South Africa May De-anonymize Bitcoin
Per an article from Business Insider’s South Africa-based branch, the Reserve Bank (Sarb) will be releasing a “policy paper” regarding Bitcoin (BTC) and the broader crypto ecosystem in the coming months.
Sarb will purportedly be advising on how crypto wallet providers and related startups, like exchanges, e-commerce platforms, etc., should register with local regulators. The Reserve Bank claims that its up-and-coming registration system should aid in the crusade to protect investors and consumers from the shortcomings of the budding crypto ecosystem.
Reports claim that the financial entity is also looking to integrate such a system to ensure crypto-related laws are paid in full — a purported issue that global governments have been struggling with since Bitcoin’s first trip around the proverbial block.

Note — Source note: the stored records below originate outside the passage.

+    auto gather = [&](int d, const float* const (&Mc)[CG], float (&g)[8][CG]) {
+        const int rw[3] = {clampi(y - d, H - 1) * W, y * W, clampi(y + d, H - 1) * W};
+        const int cl[3] = {clampi(x - d, W - 1), x, clampi(x + d, W - 1)};
+#pragma unroll
+        for (int u = 0; u < 8; ++u) {
+            const unsigned ob = (unsigned)(rw[RY[u]] + cl[CX[u]]) * 4u;
+#pragma unroll
+            for (int k = 0; k < CG; ++k) g[u][k] = par_ld(Mc[k], ob);
+        }
+    };
+    unsigned fo[NR][2];
+    {
+        const int c0 = clampi(blockIdx.x * 64 + lx - HALO, W - 1);
+        const int c1 = clampi(blockIdx.x * 64 + 64 + (lx < W2 ? lx : W2 - 1) - HALO, W - 1);
+#pragma unroll
+        for (int r = 0; r < NR; ++r) {
+            const int ro = clampi(blockIdx.y * ROWS + ly + r * ROWS - HALO, H - 1) * W;
+            fo[r][0] = (unsigned)(ro + c0) * 4u;
+            fo[r][1] = (unsigned)(ro + c1) * 4u;
+        }
+    }
+    const unsigned* S = reinterpret_cast<const unsigned*>(aff) + par_strip(blockIdx.z, 8 * ND, H, W, y, x);
+    par_u4 q[ND];
+    float qscale = 0.f;
+    int tb = (ly + HALO) * TW + lx + HALO;
     for (int cb = 0; cb < C; cb += CG) {
+        asm volatile("" : "+v"(x), "+v"(y), "+v"(tb));
+        const float* Mc[CG];
+#pragma unroll
+        for (int k = 0; k < CG; ++k) Mc[k] = M + (long)(cb + k < C ? cb + k : C - 1) * HW;
+        float fv[NR][2][CG], g[8][CG];
+#pragma unroll
+        for (int r = 0; r < NR; ++r)
+#pragma unroll
+            for (int h = 0; h < 2; ++h)
+#pragma unroll
+                for (int k = 0; k < CG; ++k) fv[r][h][k] = par_ld(Mc[k], fo[r][h]);
+        if (cb == 0) {
+#pragma unroll
+            for (int dl = 0; dl < ND; ++dl) q[dl] = reinterpret_cast<const par_u4*>(S)[dl * 64 + (x & 63)];
+            qscale = __uint_as_float(S[4 * ND * 64 + (x & 63)]);
+        }
+        gather(dff, Mc, g);
+        if (cb) __syncthreads();
+#pragma unroll
+        for (int r = 0; r < NR; ++r)
+#pragma unroll
+            for (int k = 0; k < CG; ++k) {
+                float* row = tile + (k * TH + ly + r * ROWS) * TW + lx;
+                row[0] = fv[r][0][k];
+                if (lx < W2) row[64] = fv[r][1][k];
+            }
+        __syncthreads();
         float acc[CG];
-        const float* Mc[CG];
-#pragma unroll
-        for (int k = 0; k < CG; ++k) {
-            acc[k] = 0.f;
-            Mc[k] = M + (long)(cb + k < C ? cb + k : C - 1) * HW;
-        }
-        if constexpr (H16) {
-            if (cb) __syncthreads();
-            for (int ty = ly; ty < TH; ty += ROWS) {
-                const int ro = clampi(blockIdx.y * ROWS + ty - PAR_HALO, H - 1) * W;
-                for (int tx = lx; tx < TW; tx += 64) {
-                    const unsigned ob = (unsigned)(ro + clampi(blockIdx.x * 64 + tx - PAR_HALO, W - 1)) * 4u;
-#pragma unroll
-                    for (int k = 0; k < CG; ++k)
-                        tile[(k * TH + ty) * TW + tx] = *reinterpret_cast<const float*>(reinterpret_cast<const char*>(Mc[k]) + ob);
+#pragma unroll
+        for (int k = 0; k < CG; ++k) acc[k] = 0.f;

Sarb seeks to accomplish this seemingly insurmountable task by de-anonymizing BTC transactions, ensuring that exchanges, wallets, and projects of similar caliber actively track transactional data, namely who sent X, who received X, transaction amounts, and other pieces of pertinent data. As put by Business Insider, this system will be much like how “banks are required to know their customers.”

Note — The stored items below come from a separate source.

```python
def _load():
    if not os.path.exists(LIB_PATH):
        raise RuntimeError(
            "libaesr_hip.so not found at %s -- build it with `python __graft_entry__.py` (or `make -C "
            "superresolution_aniso_mri_amd/csrc`). The HIP extension is mandatory: there is no CPU/eager fallback." % LIB_PATH)
    lib = ctypes.CDLL(LIB_PATH)
    for name, (res, args) in (list(SIGNATURES.items()) + list(SIGNATURES_PREPROC.items()) + list(SIGNATURES_DATAPREP.items())
                                   + list(SIGNATURES_TRAIN.items()) + list(SIGNATURES_BASELINES.items()) + list(SIGNATURES_RESLICE.items())
                                   + list(SIGNATURES_SEG.items()) + list(SIGNATURES_SURFACE.items())):
        fn = getattr(lib, name, None)
        if fn is None:
            raise RuntimeError("libaesr_hip.so does not export %s (stale build?)" % name)
        fn.restype, fn.argtypes = res, args
    return lib


lib = _load()


def last_error():
    return lib.aesr_last_error_string().decode("utf-8", "replace")


def check(rc, what):
    if rc != 0:
        raise RuntimeError("%s failed (code %d): %s" % (what, rc, last_error()))


def check_device_watchdogs(where):
    nb = int(lib.aesr_bn_fused1_timeouts())
    if nb:
        raise RuntimeError("%s: the one-launch BatchNorm kernel's grid barrier gave up %d time(s) in this process -- its workgroups were not all "
# ... 45 lines not shown
```

### superresolution_aniso_mri_amd/csrc/aesr_api.hip

```cpp
#include <stdarg.h>
#include <stdio.h>
#include <stdlib.h>
#include <string.h>

#include "../../include/aesr_hip.h"
#include "../../include/aesr_hip_dataprep.h"
#include "../../include/aesr_hip_train.h"
#include "aesr_kernels.h"
#include "conv_plan.h"

static thread_local char g_err[512] = "";
void aesr_set_error(const char* fmt, ...) {
    va_list ap;
    va_start(ap, fmt);
    vsnprintf(g_err, sizeof(g_err), fmt, ap);
    va_end(ap);
}

static bool fill_groups(BnGroups* gr, int G, const int* nstart_host) {
    if (G < 1 || G > 4 || !nstart_host) return false;
    gr->G = G;
    for (int i = 0; i <= G; ++i) gr->nstart[i] = nstart_host[i];
    for (int i = G + 1; i < 5; ++i) gr->nstart[i] = nstart_host[G];
    return true;
}

enum { GEOM_OK = 0, GEOM_FILTER, GEOM_DIMS, GEOM_SMALL };
static int conv_geom(int N, int H, int W, int Cin, int Cout, int KS, int pad, int* Ho, int* Wo) {
// ... 752 lines not shown
    AESR_CHECK_ARG(gout && y && mean && invstd && scale && sums && counts_host && coef && dgamma && dbeta && dpre &&
                       bn_bwd_args(&a, gout, y, mean, invstd, scale, coef, nullptr, dpre, N, H, W, C, mode, act, slope, G, nstart_host),
                   "aesr_bn_bwd_apply: bad arguments");
    if (aesr_bn_fused_ok(C, G))
        return aesr_launch_bn_bwd_finalize_apply(sums, counts_host, coef, dgamma, dbeta, G, a, (hipStream_t)stream);
    if (int e = aesr_launch_bn_bwd_finalize(sums, counts_host, coef, dgamma, dbeta, C, G, (hipStream_t)stream)) return e;
    return aesr_launch_bn_bwd_apply(a, (hipStream_t)stream);
}

int aesr_bn_bwd(const float* gout, const float* y, const float* mean, const float* invstd, const float* scale, float* partial,
                const double* counts_host, float* coef, float* dgamma, float* dbeta, float* dpre, int N, int H, int W, int C,
                int mode, int act, float slope, int G, const int* nstart_host, void* stream) {
    BnBwdArgs a;
    AESR_CHECK_ARG(gout && y && mean && invstd && scale && partial && counts_host && coef && dgamma && dbeta && dpre &&
                       bn_bwd_args(&a, gout, y, mean, invstd, scale, coef, partial, dpre, N, H, W, C, mode, act, slope, G, nstart_host),
                   "aesr_bn_bwd: bad arguments");
    AESR_CHECK_ARG((double)N * H * W < 2147483648.0, "aesr_bn_bwd: more than 2^31 pixels");
    if (int e = aesr_launch_bn_bwd_reduce(a, AESR_BN_NWG, (hipStream_t)stream)) return e;
    if (int e = aesr_launch_bn_bwd_reduce_finalize(partial, AESR_BN_NWG, counts_host, coef, dgamma, dbeta, C, G, (hipStream_t)stream))
        return e;
    return aesr_launch_bn_bwd_apply(a, (hipStream_t)stream);
}
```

Service providers will also be mandated to comply with anti-money laundering systems, along with reporting and monitoring suspicious transactions, drawing attention to 25,000 Rand+ ($1,800 U.S Dollars) transactions as an example of something deemed questionable.
While their sentiment towards cryptocurrencies seems overly negative, in a consultation paper, made for its role in the Intergovernmental FinTech Working Group (IFGW), the organization did laud this innovation. Sarb purportedly “accepted the reality” of crypto being an important step forward in the financial-technology realm, but remains concerns about certain facets of this ecosystem. More specifically, the Reserve Bank revealed that it is wary about how cryptocurrencies pose a risk to investor protection.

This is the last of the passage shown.